For the kernel modules resolution, make sure you have enough permissions to read kernel symbols information from the /proc/kallsyms file.
To check the data collection type used for your analysis:
Scroll down to the Collection and Platform Info section in the Summary window and check the Collector Type value:
To use only driverless collection, where possible:
Create a custom analysis and select the Enable driverless collection option.
From the command line, use the -knob enable-driverless-collection=true option. For example:
amplxe-cl -collect-with runsa -knob enable-stack-collection=true -knob stack-size=0 -knob enable-user-tasks=true -knob event-config=CPU_CLK_UNHALTED.THREAD:sa=2000000, INST_RETIRED.ANY:sa=2000000, -knob enable-driverless-collection=true
To disable the driverless collection for your analysis:
Create a custom analysis and set the Stack size option to 0 (unlimited) value.
From the command line, use the -knob stack-size=0 option. For example:
amplxe-cl -collect-with runsa -knob enable-stack-collection=true -knob stack-size=0 -knob enable-user-tasks=true -knob event-config=CPU_CLK_UNHALTED.THREAD:sa=2000000,INST_RETIRED.ANY:sa=2000000This option disables the Perf driverless collection for stacks and enables the VTune Amplifier driver-based collection instead.
Perf-based driverless collection is applicable to all hardware event-based sampling analysis types, such as Hotspots (hardware event-based sampling mode), Microarchitecture Exploration, and Custom event-based sampling analysis types on Linux and Android OS. If the uncore events support is available on the system, the VTune Amplifier also uses the Perf collection for Memory Access, HPC Performance Characterization, and Microarchitecture Exploration analysis types with the Analyze memory bandwidth option enabled.

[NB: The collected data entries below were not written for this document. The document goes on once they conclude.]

template <int NTAPS, int MODE>
__global__ __launch_bounds__(WS2_NT) void conv_ws2_kernel(ConvArgs p, const __bf16* __restrict__ zero_page,
                                                          int tiles_per_wg, int buf_bytes) {
  constexpr int BM = WS_BM, BN = WS_BN, KC = WS_KC, MW = 2, ROWB = WS_ROWB;
  constexpr int NSTEP = NTAPS * (KC / 16), NG = 5;
  static_assert(MODE == 1 || MODE == 2, "two epilogues");
  constexpr int AGPR_TAPS = NTAPS < 4 ? NTAPS : 4;
  static_assert(NTAPS <= 5, "weights of more than five taps do not fit two waves per SIMD");
  extern __shared__ __attribute__((aligned(1024))) unsigned char smem[];
  const int tid = threadIdx.x, lane = tid & 63;
  const int wave = __builtin_amdgcn_readfirstlane(tid >> 6);
  const int cw = wave & 3, rhalf = wave >> 2;
  const int r = lane & 31, hh = lane >> 5;
  const int n0 = blockIdx.y * BN;
  const int rs = p.rs;

  int wg, tile_begin, tile_end;
  if (!wg_tile_run(p.tiles_per_batch * p.B * rs, tiles_per_wg, wg, tile_begin, tile_end)) return;

  float* lds_bias = reinterpret_cast<float*>(smem + 2 * (size_t)buf_bytes);
  unsigned char* lds_res = smem + 2 * (size_t)buf_bytes + 1024 + wave * (WS_EPI / 8);
  unsigned char* lds_act = lds_res + WS_EPI;
  const unsigned lds_base = (unsigned)(uintptr_t)(__attribute__((address_space(3))) unsigned char*)smem;
  if (tid < BN) lds_bias[tid] = p.bias ? p.bias[n0 + tid] : 0.f;

  bf16x8 wfrag[NTAPS][KC / 16];
  {
    const int co = n0 + cw * 32 + r;
#pragma unroll
    for (int s = 0; s < NTAPS; ++s) {
      const unsigned char* wrow = reinterpret_cast<const unsigned char*>(p.w) + ((size_t)s * p.Cout + co) * ROWB;
#pragma unroll
      for (int kk = 0; kk < KC / 16; ++kk)
        wfrag[s][kk] = ws_wfrag(wrow, kk, hh, co);
    }
  }
  const int col0 = n0 + cw * 32 + 4 * hh;
  const unsigned HC = 0x9E3779B1u;
  const unsigned swh = (unsigned)p.site_width >> 1;
  unsigned kc[4];
  unsigned rowh_lane = 0;
  const unsigned thr_m1 = (p.drop_thresh16 - 1u) * 0x00010001u;
  if (MODE == 1) {
#pragma unroll
    for (int g = 0; g < 4; ++g) {
      const int col = col0 + 8 * g;
      const int site = col / p.site_width;
      kc[g] = ((unsigned)(col - site * p.site_width) >> 1) * HC + site_key(p, site);
    }
    rowh_lane = HC * swh * (unsigned)(rs * r);
  }
  const int rows_in = BM + (NTAPS - 1) * p.dil;
  const int ngroups = (rows_in + 3) >> 2;

  const unsigned pitch_x = (unsigned)p.ldx * rs * 2u;
  unsigned voff_a[NG];
#pragma unroll
  for (int j = 0; j < NG; ++j) {
    const int row = 4 * (wave + 8 * j) + (lane >> 4);
    voff_a[j] = (unsigned)row * pitch_x + (unsigned)(((lane & 15) ^ swz256_row(row)) << 4);
  }
  const unsigned pitch_o = (MODE == 2 ? (unsigned)p.ldy : (unsigned)p.ldya) * rs * 2u;
  const unsigned voff_o = (unsigned)(64 * rhalf + r) * pitch_o + (unsigned)hh * 16u;
  const unsigned pitch_r = (unsigned)p.ldr * rs * 2u, pitch_g = (unsigned)p.ldgh * rs * 2u;
  const int elr = 64 * rhalf + (lane >> 2);
  const unsigned echunk = (unsigned)(((lane & 3) ^ ((lane >> 4) & 3)) << 4);

  auto decode = [&](int tile, int& b, int& cls, int& t0) { ws_decode(p.tiles_per_batch, rs, tile, b, cls, t0); };
  auto stage_a = [&](int tile, int buf) {
    int b, cls, t0;
    decode(tile, b, cls, t0);
    const int len_full = p.lens_in ? min(scalar_load_i32(p.lens_in + b), p.Tin) : p.Tin;
    const int len_in = max(0, (len_full - cls + rs - 1) / rs);
    const __amdgpu_buffer_rsrc_t rx = ws_rsrc(p.x, ((long long)b * p.x_bs + (long long)cls * p.ldx) * 2, (unsigned)len_in * pitch_x);
    const unsigned s0 = (unsigned)(t0 - p.pad) * pitch_x;
    unsigned char* dst = smem + (size_t)buf * buf_bytes + wave * 1024;
#pragma unroll
    for (int j = 0; j < NG; ++j)
      if (wave + 8 * j < ngroups) ws_dma16(rx, voff_a[j] + s0, dst + j * 8192);
  };
  auto stage_epi = [&](const void* base, long long bs, int ld, unsigned pitch, int b, int cls, int t0, int Tc, unsigned char* dst) {
    const __amdgpu_buffer_rsrc_t re = ws_rsrc(base, ((long long)b * bs + (long long)cls * ld + n0 + cw * 32) * 2, (unsigned)Tc * pitch);
#pragma unroll
    for (int q = 0; q < 4; ++q) ws_dma16(re, (unsigned)(t0 + elr + 16 * q) * pitch + echunk, dst + q * 1024);
  };

  f32x16 acc[MW];
  auto epilogue = [&](int b, int cls, int t0, int Tc) {
    const int len_out = p.lens_out ? scalar_load_i32(p.lens_out + b) : 0x7fffffff;
    const __amdgpu_buffer_rsrc_t ry =
        MODE == 2 ? ws_rsrc(p.y, ((long long)b * p.y_bs + (long long)cls * p.ldy + n0 + cw * 32) * 2, (unsigned)Tc * pitch_o)
                  : ws_rsrc(p.y_act, ((long long)b * p.ya_bs + (long long)cls * p.ldya + n0 + cw * 32) * 2, (unsigned)Tc * pitch_o);
    const unsigned so = (unsigned)t0 * pitch_o;
    const unsigned rowh_s = MODE == 1 ? HC * swh * ((unsigned)b * (unsigned)p.Ty + (unsigned)cls + (unsigned)rs * (unsigned)(t0 + 64 * rhalf)) : 0u;
#pragma unroll
    for (int i = 0; i < MW; ++i) {
      const int lr = 32 * i + r;
      const int ty = cls + rs * (t0 + 64 * rhalf + lr);
      const float srow = (ty >= len_out) ? 0.f : p.drop_scale;
      const int swz = (lr >> 2) & 3;
      unsigned yp[8];
      const unsigned rowh = rowh_s + rowh_lane + HC * swh * (unsigned)(rs * 32 * i);
#pragma unroll
      for (int g = 0; g < 4; ++g) {
        const f32x4 bv = *reinterpret_cast<const f32x4*>(lds_bias + cw * 32 + 4 * hh + 8 * g);
        unsigned uvp[2] = {0, 0}, rvp[2] = {0, 0};
        if (MODE == 2) {
          const int eoff = lr * 64 + ((g ^ swz) << 4) + 8 * hh;
          const uint2 uv = *reinterpret_cast<const uint2*>(lds_act + eoff);
          const uint2 rv = *reinterpret_cast<const uint2*>(lds_res + eoff);
          uvp[0] = uv.x; uvp[1] = uv.y; rvp[0] = rv.x; rvp[1] = rv.y;
        }
#pragma unroll
        for (int j = 0; j < 2; ++j) {
          const unsigned ypk = pack_bf16x2(acc[i][4 * g + 2 * j] + bv[2 * j], acc[i][4 * g + 2 * j + 1] + bv[2 * j + 1]);
          const float o0 = __builtin_bit_cast(float, ypk << 16), o1 = __builtin_bit_cast(float, ypk & 0xffff0000u);
          if (MODE == 1) {
            unsigned w = pk_relu_bf16(pack_bf16x2(o0 * srow, o1 * srow));
            if (p.drop_thresh16) w &= pk_keep_mask(fmix32(rowh + kc[g] + (unsigned)j * HC), thr_m1);
            yp[2 * g + j] = w;
          } else {
            const unsigned u2 = uvp[j], r2 = rvp[j];
            const float v0 = (u2 & 0x7fffu) ? o0 * srow : 0.f, v1 = (u2 & 0x7fff0000u) ? o1 * srow : 0.f;
            yp[2 * g + j] = pack_bf16x2(v0 + __builtin_bit_cast(float, r2 << 16), v1 + __builtin_bit_cast(float, r2 & 0xffff0000u));
          }
        }
      }
#pragma unroll
      for (int h2 = 0; h2 < 2; ++h2)
#pragma unroll
        for (int d = 0; d < 2; ++d) {
          auto sw = __builtin_amdgcn_permlane32_swap(yp[4 * h2 + d], yp[4 * h2 + 2 + d], false, false);
          yp[4 * h2 + d] = sw[0]; yp[4 * h2 + 2 + d] = sw[1];
        }
      store_paired(yp, ry, voff_o + so + (unsigned)(32 * i) * pitch_o);
    }
  };

  stage_a(tile_begin, 0);
  vm_wait<0>();
  int pb = 0, pcls = 0, pt0 = 0, pTc = 0;
  for (int tile = tile_begin; tile < tile_end; ++tile) {
    const int buf = (tile - tile_begin) & 1;
    int b, cls, t0;
    decode(tile, b, cls, t0);
    const int Tc = (p.Tout - cls + rs - 1) / rs;
    WS_T(c0);
    __syncthreads();
    WS_T(c1);
    if (tile + 1 < tile_end) stage_a(tile + 1, buf ^ 1);
    WS_T(c2);
    if (rhalf == 1 && tile > tile_begin) epilogue(pb, pcls, pt0, pTc);
    WS_T(c3);
    if (MODE == 2) {
      stage_epi(p.res, p.res_bs, p.ldr, pitch_r, b, cls, t0, Tc, lds_res);
      stage_epi(p.gate_h, p.gh_bs, p.ldgh, pitch_g, b, cls, t0, Tc, lds_act);
    }
    WS_T(c4);
#pragma unroll
    for (int i = 0; i < MW; ++i)
#pragma unroll
      for (int e = 0; e < 16; ++e) acc[i][e] = 0.f;
    const unsigned abase = lds_base + (unsigned)buf * (unsigned)buf_bytes + (unsigned)(64 * rhalf) * ROWB;
    unsigned tap_base[NTAPS];
#pragma unroll
    for (int s = 0; s < NTAPS; ++s) {
      const int ar = r + s * p.dil;
      tap_base[s] = abase + ar * ROWB + ((hh ^ swz256_row(ar)) << 4);
    }
    auto frag_addr = [&](int q) -> unsigned { return ws_frag_addr(tap_base, q); };
    bf16x8 afr[3][MW];
#pragma unroll
    for (int q0 = 0; q0 < 2; ++q0) {
      const unsigned ap = frag_addr(q0);
      ws_read_frags(afr[q0], ap);
    }
    static_for<0, NSTEP>([&](auto Q) {
      constexpr int q = decltype(Q)::value;
      if constexpr (q + 2 < NSTEP) {
        const unsigned ap = frag_addr(q + 2);
        ws_read_frags(afr[(q + 2) % 3], ap);
        lgkm_wait<2 * MW>();
      } else if constexpr (q + 1 < NSTEP) {
        lgkm_wait<MW>();
      } else {
        lgkm_wait<0>();
      }
      static_assert(MW == 2, "two accumulators per wave");
      if constexpr (q == 0) ws_first_use(acc[0], acc[1]);
      ws_mfma(acc[0], wfrag[q / (KC / 16)][q % (KC / 16)], afr[q % 3][0], q / (KC / 16) < AGPR_TAPS);
      ws_mfma(acc[1], wfrag[q / (KC / 16)][q % (KC / 16)], afr[q % 3][1], q / (KC / 16) < AGPR_TAPS);
    });
    ws_drain(acc);
    WS_T(c5);
    vm_wait<0>();
    WS_T(c6);
    if (rhalf == 0) epilogue(b, cls, t0, Tc);
    WS_T(c7);
    WS_ACC(0, c0, c1); WS_ACC(1, c1, c2); WS_ACC(2, c2, c3); WS_ACC(3, c3, c4); WS_ACC(4, c4, c5); WS_ACC(5, c5, c6);
    WS_ACC(6, c6, c7); WS_ACC(7, c0, c0 + 1);
    pb = b; pcls = cls; pt0 = t0; pTc = Tc;
  }
  if (rhalf == 1) epilogue(pb, pcls, pt0, pTc);
}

The following additional limitations are also possible for the driverless collection:
Since the driverless collection is based on the Linux Perf functionality, all Perf limitations fully apply to the VTune Amplifier sampling analysis as well. For example, your operating system limits on the maximum amount of files opened by a process as well as maximum memory mapped to a process address space still apply and may affect Perf-based profiling. For more information, see the Tutorial: Troubleshooting and Tips topic at https://perf.wiki.kernel.org/index.php/Main_Page.
Local and remote Launch Application, Attach to Process and Profile System target types are supported but this support fully depends on the Linux Perf profiling credentials specified in the /proc/sys/kernel/perf_event_paranoid file and managed by the administrator of your system using root credentials. For more information, see Perf Events and tool security at https://www.kernel.org/doc/html/latest/admin-guide/perf-security.html and the perf_event related configuration files topic at http://man7.org/linux/man-pages/man2/perf_event_open.2.html. By default, only user processes profiling at both user and kernel spaces is permitted, so you need granting wider profiling credentials via the perf_event_paranoid file to employ the Profile System target type.
Memory bandwidth analysis is not supported on Intel Atom® processors.
Preemption and synchronization context switches may not be differentiated on kernels older than 4.17. To identify context switch types, make sure the VTune Amplifier sampling driver is loaded and the Stack size option is set to 0.
Run the <install-dir>/bin64/amplxe-self-checker.sh script to explore the analysis type collection abilities of your system. The script output helps recognize limitations and provides advice on fixing them.